Here's a positive suggestion: In the GitHub readme, lead with the second
paragraph. The first paragraph is not important to anyone but you. Having it
as the project's intro makes you come off as a self-important wank.

Cut the first paragraph and the first sentence of the second out completely.
Cut the third and forth paragraphs as well. Keep the fifth "Because it doesn't
use the STL" paragraph, then skip straight to the Goals section. Rewrite it to
explain itself in concrete, positive assertions instead of what it's not and
what it's anti.

Portability should come next. Then Gotchas. But, Modern vs. Classical is
mostly a rant that doesn't help me understand your project. You've already
heard more than enough about the license :p

You've made something really cool. You have every right to be proud of it.
But, other people don't know how cool it is and they never will if you don't
improve how you communicate with them. It's not just a matter of stating the
facts. It's understanding their point of view and tailoring your communication
around that.

You are a busy person. You know that there's more stuff being published every
day than you could possibly even glance over. And, you know that most of that
stuff is useless crap created by self-important wanks. So, what would it take
to get you to invest the time to understand some random wank's project?

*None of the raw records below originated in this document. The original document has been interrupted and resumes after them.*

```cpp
template <typename CodeT, int MODE, bool HAS_VB, bool POSV, bool PACK = false>
__global__ __launch_bounds__(512) void hist_build_kernel(
    const CodeT* __restrict__ codes, int Fp, const int* __restrict__ ridx,
    const float* __restrict__ va, const float* __restrict__ vb,
    const int4* __restrict__ work, int F, int Bs, int FGL, float s0, float s1,
    double* __restrict__ hist, int n_slots, double* __restrict__ wyy_out, const uint8_t* __restrict__ need,
    long long bq = 0) {
  constexpr int C = Chan<MODE>::C;
  constexpr int CL = PACK ? 1 : C;
  const int RPW = 64 / FGL;
  extern __shared__ __attribute__((aligned(16))) unsigned long long ldsq[];
  const int4 wk = work[blockIdx.x];
  if (need != nullptr && need[(size_t)wk.x * gridDim.y + blockIdx.y] == 0) return;
  const int fg0 = blockIdx.y * FGL;
  const int nf = min(FGL, F - fg0);
  const int stride_f = Bs * CL;
  const int total = FGL * stride_f;
  for (int i = threadIdx.x; i < total; i += blockDim.x) ldsq[i] = 0ull;
  __syncthreads();
// ... 821 lines not shown
  const int lane = lane_id(), wv = wave_id();
  for (int base = wk.y; base < end; base += 256 * 16) {
    const int p0 = base + threadIdx.x * 16;
    int r[16], c[16];
    unsigned bits = 0;
    int nl = 0, nv = 0;
    if (p0 < end) {
      load_items<CodeT>(codes, rs, fs, f, ridx, p0, end, r, c);
#pragma unroll
      for (int k = 0; k < 16; ++k) {
        const bool v = p0 + k < end;
        const bool L = v && m[c[k]];
        bits |= (L ? 1u : 0u) << k;
        nl += L ? 1 : 0;
        nv += v ? 1 : 0;
      }
    }
    int incl = nl;
#pragma unroll
    for (int d = 1; d < 64; d <<= 1) {
      const int u = __shfl_up(incl, d, 64);
      if (lane >= d) incl += u;
    }
    if (lane == 63) wsum[wv] = incl;
    __syncthreads();
    int wpre = 0, tot = 0;
#pragma unroll
    for (int w = 0; w < 4; ++w) {
      const int s = wsum[w];
      wpre += (w < wv) ? s : 0;
      tot += s;
    }
    const int lpre = wpre + incl - nl;
    const int tile_first = base;
    const int pos_before = max(0, min(p0, end) - tile_first);
    int li = lbase + lpre;
    int ri = rbase + (pos_before - lpre);
    if (p0 < end) {
#pragma unroll
      for (int k = 0; k < 16; ++k) {
        if (p0 + k < end) {
          const int dst = ((bits >> k) & 1u) ? li++ : ri++;
          out[dst] = r[k];
          if (pa) { pa_out[dst] = pa[p0 + k]; pb_out[dst] = pb[p0 + k]; }
        }
      }
    }
    const int tile_n = min(256 * 16, end - base);
    lbase += tot;
    rbase += tile_n - tot;
    __syncthreads();
  }
}
template <typename CodeT>
__global__ __launch_bounds__(256) void part_flags_kernel(
    const CodeT* __restrict__ codes, long long rs, long long fs, const int* __restrict__ ridx,
    const int4* __restrict__ work, const int* __restrict__ fbase, const int* __restrict__ feat,
    const uint8_t* __restrict__ masks, int Bs, unsigned long long* __restrict__ flags, int* __restrict__ cnt,
    const int* __restrict__ nw_dev) {
  __shared__ uint8_t m[4096];
  __shared__ int red[4];
  if (nw_dev != nullptr && (int)blockIdx.x >= nw_dev[1]) return;
  const int4 wk = work[blockIdx.x];
  const int f = feat[wk.x];
  for (int i = threadIdx.x; i < Bs; i += blockDim.x) m[i] = masks[(size_t)wk.x * Bs + i];
  __syncthreads();
  const int lane = threadIdx.x & 63, wv = threadIdx.x >> 6;
  const int end = wk.y + wk.z;
  const int fb = fbase[blockIdx.x];
  int local = 0;
  constexpr int U = 8;
  for (int base = wk.y; base < end; base += 256 * U) {
    int r[U], c[U];
#pragma unroll
    for (int u = 0; u < U; ++u) {
      const int pc = min(base + u * 256 + (int)threadIdx.x, end - 1);
      r[u] = ridx != nullptr ? ridx[pc] : pc;
    }
#pragma unroll
    for (int u = 0; u < U; ++u) c[u] = (int)codes[(size_t)r[u] * rs + (size_t)f * fs];
#pragma unroll
    for (int u = 0; u < U; ++u) {
      const int p = base + u * 256 + (int)threadIdx.x;
      const bool L = p < end && m[c[u]];
      const unsigned long long bal = __ballot(L);
      const int w0 = base + u * 256 + wv * 64;
      if (lane == 0 && w0 < end) flags[fb + (w0 - wk.y) / 64] = bal;
      local += L ? 1 : 0;
    }
  }
  local = (int)wave_sum((float)local);
  if (lane == 0) red[wv] = local;
  __syncthreads();
  if (threadIdx.x == 0) cnt[blockIdx.x] = red[0] + red[1] + red[2] + red[3];
}

template <int U>
__global__ __launch_bounds__(256) void part_compact_kernel(
    const int* __restrict__ ridx, const int4* __restrict__ work, const int* __restrict__ fbase,
    const unsigned long long* __restrict__ flags, const int* __restrict__ loff, const int* __restrict__ roff,
    int* __restrict__ out, const float* __restrict__ pa, float* __restrict__ pa_out, const int* __restrict__ nw_dev) {
  __shared__ int wl[U][4], wr_[U][4];
  if (nw_dev != nullptr && (int)blockIdx.x >= nw_dev[1]) return;
  const int4 wk = work[blockIdx.x];
  const int lane = threadIdx.x & 63, wv = threadIdx.x >> 6;
  const int end = wk.y + wk.z;
  const int fb = fbase[blockIdx.x];
  int lbase = loff[blockIdx.x], rbase = roff[blockIdx.x];
  const unsigned long long below = (lane == 0) ? 0ull : (~0ull >> (64 - lane));
  for (int base = wk.y; base < end; base += 256 * U) {
    int r[U];
    float a[U];
    unsigned long long bal[U], valid[U];
#pragma unroll
    for (int u = 0; u < U; ++u) {
      const int p = base + u * 256 + (int)threadIdx.x;
      const int pc = min(p, end - 1);
      r[u] = ridx != nullptr ? ridx[pc] : pc;
      a[u] = pa ? pa[pc] : 0.f;
      const int w0 = base + u * 256 + wv * 64;
      bal[u] = (w0 < end) ? flags[fb + (w0 - wk.y) / 64] : 0ull;
    }
#pragma unroll
    for (int u = 0; u < U; ++u) {
      valid[u] = __ballot(base + u * 256 + (int)threadIdx.x < end);
      const int nl_w = __popcll(bal[u] & valid[u]);
      if (lane == 0) { wl[u][wv] = nl_w; wr_[u][wv] = __popcll(valid[u]) - nl_w; }
    }
    __syncthreads();
    int lrun = 0, rrun = 0;
#pragma unroll
    for (int u = 0; u < U; ++u) {
      int lpre = lrun, rpre = rrun;
#pragma unroll
      for (int w = 0; w < 4; ++w) {
        lpre += (w < wv) ? wl[u][w] : 0;
        rpre += (w < wv) ? wr_[u][w] : 0;
// ... 1343 lines not shown

int h2o_leaf_scatter_dev(const int* ridx, const int* work, int n_cap, const float* val, float* d, const int* counts,
                         hipStream_t s) {
  if (n_cap <= 0) return 0;
  hipLaunchKernelGGL(leaf_scatter_kernel, dim3(n_cap), dim3(256), 0, s, ridx, (const int4*)work, val, d, counts);
  return (int)hipGetLastError();
}

int h2o_leaf_flag_sums_dev(const float* zp, const int* work, const int* fbase, int n_cap,
                           const unsigned long long* flags, const double* rec_lvl, int D, int mode, double* out,
                           const int* counts, hipStream_t s) {
  if (n_cap <= 0) return 0;
  if (D < 1) return -1;
  hipLaunchKernelGGL(leaf_flag_sums_kernel, dim3(n_cap), dim3(256), 0, s, zp, (const int4*)work, fbase, flags, rec_lvl,
                     (1 << (D - 1)) - 1, mode, out, counts);
  return (int)hipGetLastError();
}

#define LG_CHK 8192
int h2o_leaf_gather_lds(int R, int scap) { return (R + 2 * scap + 1) * (int)sizeof(int); }
int h2o_leaf_gather_items(long long N, int scap) { return (int)(scap + N / LG_CHK + 1); }

int h2o_leaf_gather_dev(const double* rec, int nh, int D, int last, const int* slot_wb, const int* ridx,
                        const unsigned long long* flags, const float* vals, long long N, int R, int scap, int* segs,
                        int* items, int* nseg, int* T, float* d, hipStream_t s) {
  if (N <= 0) return 0;
  if (nh <= 0 || D < 1 || R < 256 || (R & (R - 1)) != 0 || scap < (1 << D) || scap > LG_MAXSEG ||
      N > (1ll << 31) - (1 << 24))
    return -1;
  if (last != 0 && (slot_wb == nullptr || flags == nullptr)) return -1;
  const int lds = h2o_leaf_gather_lds(R, scap);
  if (lds > 160 * 1024 - 256) return -1;
  static int lds_set = 0;
  if (lds > lds_set) {
    if (hipFuncSetAttribute((const void*)lg_gather_kernel, hipFuncAttributeMaxDynamicSharedMemorySize, lds) !=
        hipSuccess)
      return -2;
    lds_set = lds;
  }
  const int nb = (int)((N + R - 1) / R);
  const int icap = h2o_leaf_gather_items(N, scap);
  const int nt = min(1024, max(256, R / 16));
  hipLaunchKernelGGL(lg_segs_kernel, dim3(1), dim3(1024), 0, s, rec, nh, D, last, slot_wb, scap, N, LG_CHK, icap,
                     (int4*)segs, (int2*)items, nseg);
  hipLaunchKernelGGL(lg_bounds_kernel, dim3(icap), dim3(256), 0, s, ridx, (const int4*)segs, nseg,
                     (const int2*)items, 31 - __builtin_clz(R), nb, scap, LG_CHK, T);
  hipLaunchKernelGGL(lg_gather_kernel, dim3(nb), dim3(nt), lds, s, ridx, (const int4*)segs, nseg, T, scap, flags,
                     vals, N, R, d);
  return (int)hipGetLastError();
}

}

extern "C" __global__ __launch_bounds__(1024) void dt_colmask_kernel(
    int d, const double* __restrict__ rec_par, const long long* __restrict__ elig, const int* __restrict__ m_dev,
    const int* __restrict__ k_dev, const unsigned long long* __restrict__ seed_dev, int f0, int Fl,
    unsigned char* __restrict__ okm) {
  __shared__ int wsum[16];
  __shared__ int carry;
  const int n = 1 << d;
  const int m = m_dev[0], k = k_dev[d];
  const unsigned long long seed = seed_dev[d];
  const int lane = threadIdx.x & 63, wv = threadIdx.x >> 6, nwv = blockDim.x >> 6;
  if (threadIdx.x == 0) carry = 0;
  __syncthreads();
  for (int base = 0; base < n; base += blockDim.x) {
    const int i = base + threadIdx.x;
    int ex = 0;
    if (i < n) ex = d == 0 ? 1 : (rec_par[(size_t)(i >> 1) * DT_RS + DT_OK] > 0.0 ? 1 : 0);
    int a = ex;
#pragma unroll
    for (int o = 1; o < 64; o <<= 1) {
      const int t = __shfl_up(a, o, 64);
      if (lane >= o) a += t;
    }
    if (lane == 63) wsum[wv] = a;
    __syncthreads();
    if (wv == 0) {
      int x = lane < nwv ? wsum[lane] : 0;
#pragma unroll
      for (int o = 1; o < 16; o <<= 1) {
        const int t = __shfl_up(x, o, 64);
        if (lane >= o) x += t;
      }
      if (lane < nwv) wsum[lane] = x;
    }
    __syncthreads();
    const int rank = carry + (wv > 0 ? wsum[wv - 1] : 0) + a - ex;
    if (i < n) {
      unsigned char* row = okm + (size_t)i * Fl;
      for (int f = 0; f < Fl; ++f) row[f] = 0;
      if (ex) {
        const unsigned long long b0 = smix64(seed ^ ((unsigned long long)rank * 0xD1B54A32D192ED03ull));
        int taken = 0;
        for (int j = 0; j < m && taken < k; ++j) {
          const double u = (double)(smix64(b0 + (unsigned long long)j) >> 11) * (1.0 / 9007199254740992.0);
          if (u * (double)(m - j) < (double)(k - taken)) {
            ++taken;
            const long long f = elig[j] - f0;
            if (f >= 0 && f < Fl) row[f] = 1;
          }
        }
      }
    }
    __syncthreads();
    if (threadIdx.x == 0) carry += wsum[nwv - 1];
// ... 14 lines not shown
```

If you are like most people, you aren't going to sit down with a cup of tea
and read the backstory of some random project like it's a New Yorker article.
You are going to read the first paragraph, then briefly skip around the rest
of the doc before deciding to move on or not. It's the only efficient way to
filter through the fire hose of crap.

When writing your description, you need to respect the reader's time and
ignorance. They don't know the huge amount that you know. They especially
don't know why this project is worth their attention. Your job is to sell them
on your project by being as clear, concrete, brief and genuine as possible.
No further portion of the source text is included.